What about getting some iron into her. Not sure if you can use Red Cell on calves. Hopefully a cattle person will be on soon.


----------



## redtailgal (Jun 14, 2012)

A few questions:

How old is she and what breed?

What caused her scours?

How was she treated?

How do you know she is anemic?

When you say calf milk, are you meaning powdered milk replacer?  What brand?  How much is she being fed? 

To answer your question, yes, she can have redcell.  I'd give about 2 ounces (drenched or in her bottle) every other day until she is no longer anemic.  BUT, you need to know why she is anemic and if this is really what is going on.  Scours dont usually cause anemia.

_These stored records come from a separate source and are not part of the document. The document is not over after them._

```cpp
int eqf_get_option(const eqf_ctx* c, int option, int* value) {
    const OptRow* row = c && value ? option_row(option) : nullptr;
    if (!row)
        return EQF_E_BAD_ARG;
    if (row->member)
        *value = c->*(row->member);
    else if (option == EQF_OPT_Z_IN_LOOKAHEAD)
        *value = c->opt_zb ? (c->opt_zb_large ? 1 : 2) : 0;
    else if (option == EQF_OPT_LA_TIMEOUT_US)
        *value = (int)(c->la_timeout_ticks / 100);
    else
        *value = c->d_trace ? 1 : 0;
    return 0;
}
int eqf_set_option(eqf_ctx* c, int option, int value) {
    const OptRow* row = c ? option_row(option) : nullptr;
    if (!row)
        return EQF_E_BAD_ARG;
    if (row->kind == OPT_BOOL)
        value = value ? 1 : 0;
    else if (row->kind == OPT_RANGE && (value < row->lo || value > row->hi))
        return EQF_E_BAD_ARG;
// ... 1545 lines not shown
    c->la_home_force = true;
    int rc = lookahead_selftest_pass(c, refused);
    c->la_home_force = false;
    if (rc)
        return rc;
    const bool home_on = c->opt_la_home != 0;
    if (home_on && (refused || c->la_selftest < 0)) {
        std::fprintf(stderr, "[eqf_hip] device %d: the look-ahead kernel's HOME placement %s; this context uses the classic placement\n", c->device,
                     refused ? "was refused (blocks are not dealt to the XCDs round robin)" : "failed its self-test");
        c->opt_la_home = 0;
        c->la_selftest = 0;
        rc = lookahead_selftest_pass(c, refused);
        if (rc)
            return rc;
    }
    if (c->la_selftest < 0)
        std::fprintf(stderr, "[eqf_hip] look-ahead self-test failed on device %d: this context factorises on the launch chain\n", c->device);
    c->la_home_launches = 0;
    return 0;
}
static bool tail_use_door(const eqf_ctx* c) { return c->opt_door && !c->opt_check && !c->obs_pending; }
struct TailCall {
    const int* ids;
    int M;
    double meas_var;
    int discreteCorr;
    bool use_door;
    int door_seq;
    const MeasFuse* fuse = nullptr;
    bool live_first = false;
    bool takes_early = false;
    bool masked = false;
};
static void plan_tail(const eqf_ctx* c, TailPlan& p, const TailCall& call, bool chain_only) {
    const int M = call.M;
    const MeasFuse* fuse = call.fuse;
    p = TailPlan{};
    p.M = M, p.m = 2 * M, p.n = c->n(), p.rows = p.m + p.n + 1;
    p.meas_var = call.meas_var, p.discreteCorr = call.discreteCorr, p.use_door = call.use_door, p.door_seq = call.door_seq;
    if (fuse)
        p.mf = *fuse, p.spec = fuse->spec_w, p.spec_seq = fuse->spec_seq;
    p.sig32 = c->sig32, p.check = c->opt_check != 0;
    p.innov = c->opt_innov != 0 && c->d_Linv_all && c->h_innov, p.masked = call.masked;
    const int NJ = blocks(p.m, 32);
    p.ident = !call.live_first && c->map_ident && c->map_gen == c->lm_gen && c->map_N == c->N && (int)c->map_ids.size() == M && std::equal(call.ids, call.ids + M, c->map_ids.begin());
    p.live_cols = (call.live_first && NJ <= 16) ? c->d_spec + 2 : nullptr;
    const bool eligible = lookahead_eligible(c, p.m);
    p.chain_only = chain_only, p.la = eligible && !chain_only;
    const bool zb_ok = c->opt_zb && !c->sig32 && !chain_only && eligible && (NJ <= 16 || c->opt_zb_large);
    p.in_prop = fuse && c->me_valid && c->opt_measure_prop && fuse->y == c->d_meas && c->opt_early && c->me_M == M && c->me_gen == c->lm_gen && c->me_star == fuse->star &&
                same_cam(c->me_cam, fuse->cam) && !c->sig32;
    p.zb = !zb_ok ? 0 : (!fuse ? 1 : (p.in_prop ? 3 : ((fuse->y == c->d_meas && c->opt_early && NJ <= 8) ? 2 : 0)));
    p.build_z = p.zb == 0;
    const bool lift_can_ride = c->opt_early && c->opt_lift_syrk && !c->sig32 && c->opt_timing != 1;
    const bool early_door_ok = lift_can_ride && !c->opt_check;
    p.lift_with_syrk = lift_can_ride && c->N > 0;
    p.lift_before_syrk = c->opt_early != 0;
    p.syrk_gamma = !(p.lift_before_syrk || p.la);
    p.early_seq = (p.la && call.use_door && call.takes_early && c->opt_early_door && early_door_ok) ? call.door_seq : 0;
}
static TailPlan retry_plan(const TailPlan& stalled, bool use_door, int door_seq) {
    TailPlan p = stalled;
    p.use_door = use_door, p.door_seq = door_seq;
    p.spec = nullptr, p.spec_seq = 0, p.mf = MeasFuse{};
    p.live_cols = nullptr;
    p.la = false, p.chain_only = true, p.early_seq = 0;
    p.build_z = stalled.zb != 0, p.zb = 0, p.in_prop = false;
    p.syrk_gamma = !p.lift_before_syrk;
    return p;
}
static LiftArgs lift_args(eqf_ctx* c, const TailPlan& p, const double* gpart, int stall_seq) {
    return LiftArgs{c->N, c->Ncap, c->chart, p.discreteCorr, c->d_gamma, c->q0(), c->Qq(), c->Qa(), c->h_res + 3 * (size_t)c->Ncap, c->h_res + 7 * (size_t)c->Ncap, c->d_flags,
                    c->h_resflags, p.use_door ? c->d_door + 1 : nullptr, c->h_door + 1, p.door_seq, p.spec, p.spec_seq, gpart, c->ld, trace_slot(c, TR_LIFT), stall_seq};
}
static int launch_lift(eqf_ctx* c, const TailPlan& p, const double* gpart, int stall_seq) {
    KTimer t(c, KN_LIFT);
    hipLaunchKernelGGL(k_lift, dim3(blocks(c->N, 64)), dim3(64), 0, c->stream, lift_args(c, p, gpart, stall_seq));
    HIPCHK(hipGetLastError());
    return 0;
}
static int launch_build_Z(eqf_ctx* c, const TailPlan& p) {
    KTimer t(c, KN_BUILD_Z);
    const bool fused = p.mf.enabled != 0;
    auto launch = [&](auto kern, auto* sig) {
        hipLaunchKernelGGL(kern, dim3(blocks(p.n + p.M + 1, 256), blocks(p.M, BZ_JB) + 1 + (fused ? 1 : 0)), dim3(256), 0, c->stream, p.n, p.M, c->Ncap, c->ld, c->ldz, p.meas_var, c->d_lmidx, sig,
                           c->d_C, c->d_ytil, c->d_Z, linv_base(c, p), c->d_flags, fused ? (const int*)nullptr : p.spec, p.spec_seq, p.mf, trace_slot(c, TR_BUILD_Z));
    };
    if (p.in_prop)
        launch(k_build_Z<double, true, true>, (const double*)c->sigma());
// ... 63 lines not shown
            break;
        }
    if (++c->innov_seq <= 0)
        c->innov_seq = 1;
    c->innov_cur_slot = slot, c->innov_cur_seq = c->innov_seq;
    InnovArgs a{};
    a.m = p.m, a.rows = p.rows, a.ldz = c->ldz;
    a.W = c->d_W;
    a.tiles = p.la ? c->d_pub : c->d_Linv_all;
    a.lmidx = c->d_lmidx, a.removed = p.masked ? c->h_sel : nullptr, a.nlm = c->N;
    a.spec = p.spec, a.spec_seq = p.spec_seq;
    a.flags = c->d_flags, a.stall_seq = stall_seq;
    a.out = c->h_innov + slot, a.seq = c->innov_seq;
    KTimer t(c, KN_INNOVATION);
    launch_innovation_kernel(a, c->stream);
    HIPCHK(hipGetLastError());
    return 0;
}
static int launch_tail(eqf_ctx* c, const TailPlan& p) {
    LaBookingGuard booking{c};
    if (p.in_prop)
        ++c->me_used;
    if (p.build_z)
        EQFCHK(launch_build_Z(c, p));
    host_stamp(c, TH_BUILD_Z_OUT);
    if (p.la) {
        ++c->la_launches;
        EQFCHK(launch_lookahead(c, p));
    } else
        EQFCHK(launch_chain(c, p.rows, p.m, c->ldz, c->d_Z, c->d_W, true, p.spec, p.spec_seq, p.lift_before_syrk ? c->d_gpart : nullptr, p.innov ? c->d_Linv_all : nullptr));
    const int stall_seq = p.la ? c->la_seq : -1;
    const double* gpart = p.la ? nullptr : c->d_gpart;
    const int nt = blocks(p.n, 32);
    if (p.lift_with_syrk) {
        const int nlift = blocks(c->N, 64);
        KTimer t(c, KN_SYRK);
        hipLaunchKernelGGL(HIP_KERNEL_NAME(k_syrk_lift<double>), dim3(nlift + nt * (nt + 1) / 2), dim3(64 * SYRK_NW), 0, c->stream, p.n, p.m, c->ld, c->ldz, c->d_W, (double*)c->sigma(),
                           c->d_gamma, c->d_flags, trace_slot(c, TR_SYRK), c->d_syrk_order + c->syrk_off[nt], lift_args(c, p, gpart, stall_seq), nlift, p.live_cols, nt <= SYRK_ARITH_TILES ? nt : 0);
        HIPCHK(hipGetLastError());
    } else {
        if (p.lift_before_syrk)
            EQFCHK(launch_lift(c, p, gpart, stall_seq));
        KTimer t(c, KN_SYRK);
        auto launch = [&](auto kern, auto* sig) {
            hipLaunchKernelGGL(kern, dim3(nt * (nt + 1) / 2), dim3(64 * SYRK_NW), 0, c->stream, p.n, p.m, c->ld, c->ldz, c->d_W, sig, nt, c->d_gamma, p.spec, p.spec_seq, p.syrk_gamma ? 1 : 0, c->d_flags,
                               trace_slot(c, TR_SYRK), c->d_syrk_order + c->syrk_off[nt], stall_seq);
        };
        if (p.sig32 && p.syrk_gamma)
            launch(k_syrk_sub<float, true>, (float*)c->sigma());
        else if (p.sig32)
            launch(k_syrk_sub<float, false>, (float*)c->sigma());
        else if (p.syrk_gamma)
            launch(k_syrk_sub<double, true>, (double*)c->sigma());
        else
            launch(k_syrk_sub<double, false>, (double*)c->sigma());
        HIPCHK(hipGetLastError());
    }
    EQFCHK(round_sigma(c, p.spec, p.spec_seq));
    if (!p.lift_with_syrk && !p.lift_before_syrk)
        EQFCHK(launch_lift(c, p, nullptr, stall_seq));
    if (p.check)
        EQFCHK(launch_check_finite(c));
    if (p.innov)
        EQFCHK(launch_innovation(c, p, stall_seq));
    booking.keep = p.la;
    return 0;
}
// ... 491 lines not shown
    return 0;
}
int eqf_z_in_lookahead_stats(eqf_ctx* c, long* launches, int reset) {
    if (!c || !launches)
        return EQF_E_BAD_ARG;
    *launches = c->zb_launches;
    if (reset)
        c->zb_launches = 0;
    return 0;
}
int eqf_gather_stats(eqf_ctx* c, long* launches, int reset) {
    if (!c || !launches)
        return EQF_E_BAD_ARG;
    *launches = c->gather_launches;
    if (reset)
        c->gather_launches = 0;
    return 0;
}
int eqf_speculation_stats(eqf_ctx* c, long* calls, long* queued, long* cancelled, int reset) {
    if (!c || !calls || !queued || !cancelled)
        return EQF_E_BAD_ARG;
    *calls = c->spec_calls;
    *queued = c->spec_queued;
    *cancelled = c->spec_cancelled;
    if (reset)
        c->spec_calls = c->spec_queued = c->spec_cancelled = 0;
    return 0;
}

int eqf_debug_syrk_order(int nt, int* tile_of_block) {
    if (nt < 1 || nt > 4095 || !tile_of_block)
        return EQF_E_BAD_ARG;
    build_syrk_order(nt, tile_of_block);
    return 0;
}
int eqf_lookahead_stats(eqf_ctx* c, long* launches, long* fallbacks, int reset) {
    if (!c)
        return EQF_E_BAD_ARG;
    if (launches)
        *launches = c->la_launches;
    if (fallbacks)
        *fallbacks = c->la_fallbacks;
    if (reset)
        c->la_launches = c->la_fallbacks = 0;
    return 0;
}

int eqf_lookahead_selftest(const eqf_ctx* c) { return c ? c->la_selftest : EQF_E_BAD_ARG; }
int eqf_lookahead_home(const eqf_ctx* c, int* home_xcd, long* home_launches) {
    if (!c)
        return EQF_E_BAD_ARG;
    if (home_xcd)
        *home_xcd = (c->opt_la_home && c->cu_count == 256) ? c->la_home : -1;
    if (home_launches)
        *home_launches = c->la_home_launches;
    return 0;
}

int eqf_early_doorbell_stats(eqf_ctx* c, long* updates, int reset) {
    if (!c)
        return EQF_E_BAD_ARG;
    if (updates)
        *updates = c->early_rings;
    if (reset)
        c->early_rings = 0;
    return 0;
// ... 282 lines not shown
```

eqvio_amd/csrc/eqf_kernels.hpp:

```cpp
#pragma once
#include "eqf_math.hpp"
#include "eqvio_types.h"
#include <hip/hip_runtime.h>

namespace eqf {

struct Common {
    double Mv[9];
    double RTic[9];
    double RTicSx[9];
    double CT[36];
    double vC[3];
    double Ass[441];
    double Bs[252];
};
struct CommonK {
    double lm[66];
    double RA[9];
    double SxRA[9];
    double RAsv[9];
    double G[9];
    double adT[36];
};
constexpr int kObsChunk = 20;
// ... 2068 lines not shown
    const double g0 = gamma_row(gamma, gpart, ldg, 21 + 3 * ic), g1 = gamma_row(gamma, gpart, ldg, 21 + 3 * ic + 1), g2 = gamma_row(gamma, gpart, ldg, 21 + 3 * ic + 2);
    const LiftIn in = lift_load(ic, Ncap, chart, discrete, q0, Qq, Qa);
    const int f0 = flags[0], f1 = flags[1], f3 = flags[3] == stall_seq ? 1 : 0;
    const int specv = spec ? __hip_atomic_load(spec, __ATOMIC_RELAXED, __HIP_MEMORY_SCOPE_AGENT) : 0;
    const bool aborted = spec && specv == spec_seq;
    const bool failed = f0 != 0 || f3 != 0;
    if (i == 0) {
        flags_host[2] = aborted ? 1 : 0;
        flags_host[3] = f3;
    }
    if (!aborted && i == 0) {
        flags_host[0] = f0;
        flags_host[1] = f1;
    }
    if (!aborted && !failed) {
        if (i < 21) {
            gamma_host[i] = gs;
            if (gpart)
                gamma[i] = gs;
        }
        if (lm) {
            if (gpart) {
                gamma[21 + 3 * i] = g0;
                gamma[21 + 3 * i + 1] = g1;
                gamma[21 + 3 * i + 2] = g2;
            }
            lift_landmark(i, V3{g0, g1, g2}, in, N, Ncap, chart, discrete, Qq, Qa, est);
        }
    }
    ring_doorbell(la.door_count, la.door_host, la.door_seq, nblk);
    trace_end(tr);
}
__global__ void __launch_bounds__(64) k_lift(const LiftArgs la) { lift_block(la, (int)blockIdx.x, (int)gridDim.x); }
template <typename TS>
__global__ void __launch_bounds__(64 * SYRK_NW) k_syrk_lift(int n, int m, int ld, int ldz, const double* __restrict__ Wb, TS* __restrict__ Sig, double* __restrict__ gamma,
                                                            const int* __restrict__ flags, trace_t* tr, const int* __restrict__ tile_of_block, const LiftArgs la, int nlift, const int* __restrict__ live_cols, int nt_arith) {
    if ((int)blockIdx.x < nlift) {
        if (threadIdx.x < 64)
            lift_block(la, (int)blockIdx.x, nlift);
        return;
    }
    syrk_sub_tile<TS, false>(n, m, ld, ldz, Wb, Sig, gamma, la.spec, la.spec_seq, flags, tr, tile_of_block, la.stall_seq, (int)blockIdx.x - nlift, live_cols, nt_arith);
}
__global__ void __launch_bounds__(64) k_estimate(int N, int Ncap, const double* __restrict__ q0, const double* __restrict__ Qq, const double* __restrict__ Qa,
                                                 double* __restrict__ est, int* __restrict__ door_count = nullptr, int* __restrict__ door_host = nullptr, int door_seq = 0) {
    const int i = blockIdx.x * blockDim.x + threadIdx.x;
    if (i < N) {
        const double a = Qa[i];
        const V3 qh = (1.0 / a) * q_rot(q_inv(ldq(Qq, Ncap, i)), ld3(q0, Ncap, i));
        est[i] = qh.x;
        est[N + i] = qh.y;
        est[2 * N + i] = qh.z;
        est[3 * N + i] = (a <= 1e-8 || a > 1e8 || !(a == a)) ? 1.0 : 0.0;
    }
    ring_doorbell(door_count, door_host, door_seq);
}
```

Go look at her gums and the inside of her lower eyelid.  If she is anemic they will be very pale.  Anemia is a symptom of something else.  If she is anemic, you can and should treat her for it, but you must figure what is causing it (and its not scours) and treat that as well.


----------



## sod (Jun 14, 2012)

i would take the hay away first off. that young of age they should only get calf feed otherwise they will not eat a sufficient ammount of energy and protein. you could go with a higher grade calf feed 18-20 % protein. another thing you could try is three time a day feeding. if the calf is still scouring give it 4 cloves of fresh garlic. the garlic will (should) kill the bacteria causing the scours. it works great for me.


----------



## redtailgal (Jun 14, 2012)

Garlic does have some powerful germ killing properties.  However, feeding large amounts (more than say a teaspoon a week) can cause some problems.  Garlic contains a substance called  thiosulphate which is not metabolized well in ruminants.  It can quickly build up in there system and cause a problem with their hemoglobin......namely it causes them to become profoundly anemic.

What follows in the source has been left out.